→ EXERCISE DETAILS
From the listing below, pull out every line where the string "logBG" appears.

═════ DATA SHOWN ═════

@@ -918,7 +896,7 @@
   if (force_g == 0 && have_clx && count <= clx_fast_gates()) return launch_blind_rotate_clx(P, method_ap, d_gates, count, *v2, d_ext, d_acc_dbg, stream, info);
   if (force_g == 0 && have_cl2 && count <= cl2_max_gates()) return launch_blind_rotate_cl2(P, d_gates, count, *v2, d_ext, d_acc_dbg, stream, info);
   const long lat_cost = (long)((count + sms - 1) / sms) * 222;
-  const long thr_cost = (long)((count + 4 * sms - 1) / (4 * sms)) * 670;
+  const long thr_cost = (long)((count + 4 * sms - 1) / (4 * sms)) * 597;
   const bool lat = force_g == 8 || (force_g == 0 && lat_cost <= thr_cost);
   if (lat) {
     if (P.N == 1024 && P.dG == 4 && P.logBG == 7)
@@ -931,8 +909,10 @@
   }
   int G = force_g > 0 ? force_g : 4;
   if (P.N == 1024 && P.dG == 4 && P.logBG == 7) {
-    return method_ap ? launch_br_g<10, 4, 7, true>(G, P, d_gates, count, d_bk, d_twl, d_psiM, d_ext, d_acc_dbg, st, info)
-                     : launch_br_g<10, 4, 7, false>(G, P, d_gates, count, d_bk, d_twl, d_psiM, d_ext, d_acc_dbg, st, info);
+    if (method_ap) return launch_br_g<10, 4, 7, true>(G, P, d_gates, count, d_bk, d_twl, d_psiM, d_ext, d_acc_dbg, st, info);
+    static_assert(BrCfg<10, 4, 7, 4, false>::FOLD, "the GINX throughput kernel of this shape reads the folded key");
+    if (!v2 || !v2->d_bkf) return (int)cudaErrorInvalidValue;
+    return launch_br_g<10, 4, 7, false>(G, P, d_gates, count, v2->d_bkf, d_twl, d_psiM, d_ext, d_acc_dbg, st, info);
   }
   if (P.N == 512 && P.dG == 3 && P.logBG == 9) {
     return method_ap ? launch_br_g<9, 3, 9, true>(G, P, d_gates, count, d_bk, d_twl, d_psiM, d_ext, d_acc_dbg, st, info)
@@ -1207,6 +1187,43 @@
   return (int)cudaGetLastError();
 }
 
+struct FoldConst {
+  u32 w[8];
+};
+template <int DG> __global__ void __launch_bounds__(256) bk_fold_kernel(const u32 *__restrict__ bk, u32 *__restrict__ bkf, size_t total, u32 N, u32 Q,
+                                                                        const FoldConst F) {
+  constexpr int ROWS = 2 * DG, T = DG - 1;
+  for (size_t i = (size_t)blockIdx.x * blockDim.x + threadIdx.x; i < total; i += (size_t)gridDim.x * blockDim.x) {
+    const size_t cs = i % (2 * (size_t)N), c = (i / (2 * (size_t)N)) & 1, ss = i / (4 * (size_t)N);
+    const size_t base = ss * ROWS * 2 * N + cs;
+    const u64 top = bk[base + (c + 2 * T) * 2 * N];
+#pragma unroll
+    for (int l = 0; l < T; l++) {
+      const size_t o = base + (c + 2 * l) * 2 * N;
+      bkf[o] = (u32)(((u64)bk[o] + Q - top * F.w[l] % Q) % Q);
+    }
+    bkf[base + (c + 2 * T) * 2 * N] = (u32)(top * F.w[T] % Q);
+  }
+}
+static u64 powmod_q(u64 b, u64 e, u64 Q) {
+  u64 r = 1;
+  for (b %= Q; e; e >>= 1, b = b * b % Q)
+    if (e & 1) r = r * b % Q;
+  return r;
+}
+bool bk_fold_supported(const DevConst &P, int method_ap) { return !method_ap && P.N == 1024 && P.dG == 4 && P.logBG == 7; }
+int launch_bk_fold(const DevConst &P, const u32 *d_bk, u32 *d_bkf, size_t nsteps, void *stream) {
+  if (!bk_fold_supported(P, 0)) return (int)cudaErrorInvalidValue;
+  constexpr int DG = 4, T = DG - 1;
+  FoldConst F{};
+  const u64 Q = P.Q, binv = powmod_q(1ull << P.logBG, Q - 2, Q);
+  for (int l = 0; l < T; l++) F.w[l] = (u32)powmod_q(binv, T - l, Q);
+  F.w[T] = (u32)((u64)P.N * powmod_q(binv, T, Q) % Q);
+  const size_t total = nsteps * 2 * 2 * 2 * (size_t)P.N;
+  bk_fold_kernel<DG><<<148 * 8, 256, 0, (cudaStream_t)stream>>>(d_bk, d_bkf, total, P.N, P.Q, F);
+  return (int)cudaGetLastError();
+}
+
 template <int LOGN> __global__ void __launch_bounds__(32) dbg_ntt_kernel(const __grid_constant__ DevConst P, const u32 *__restrict__ a,
                                                                          const u32 *__restrict__ b, u32 *__restrict__ rt,
                                                                          u32 *__restrict__ prod, const u32 *__restrict__ g_twl) {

═════

→ EXERCISE ANSWER
     if (P.N == 1024 && P.dG == 4 && P.logBG == 7)
   if (P.N == 1024 && P.dG == 4 && P.logBG == 7) {
   if (P.N == 512 && P.dG == 3 && P.logBG == 9) {
+bool bk_fold_supported(const DevConst &P, int method_ap) { return !method_ap && P.N == 1024 && P.dG == 4 && P.logBG == 7; }
+  const u64 Q = P.Q, binv = powmod_q(1ull << P.logBG, Q - 2, Q);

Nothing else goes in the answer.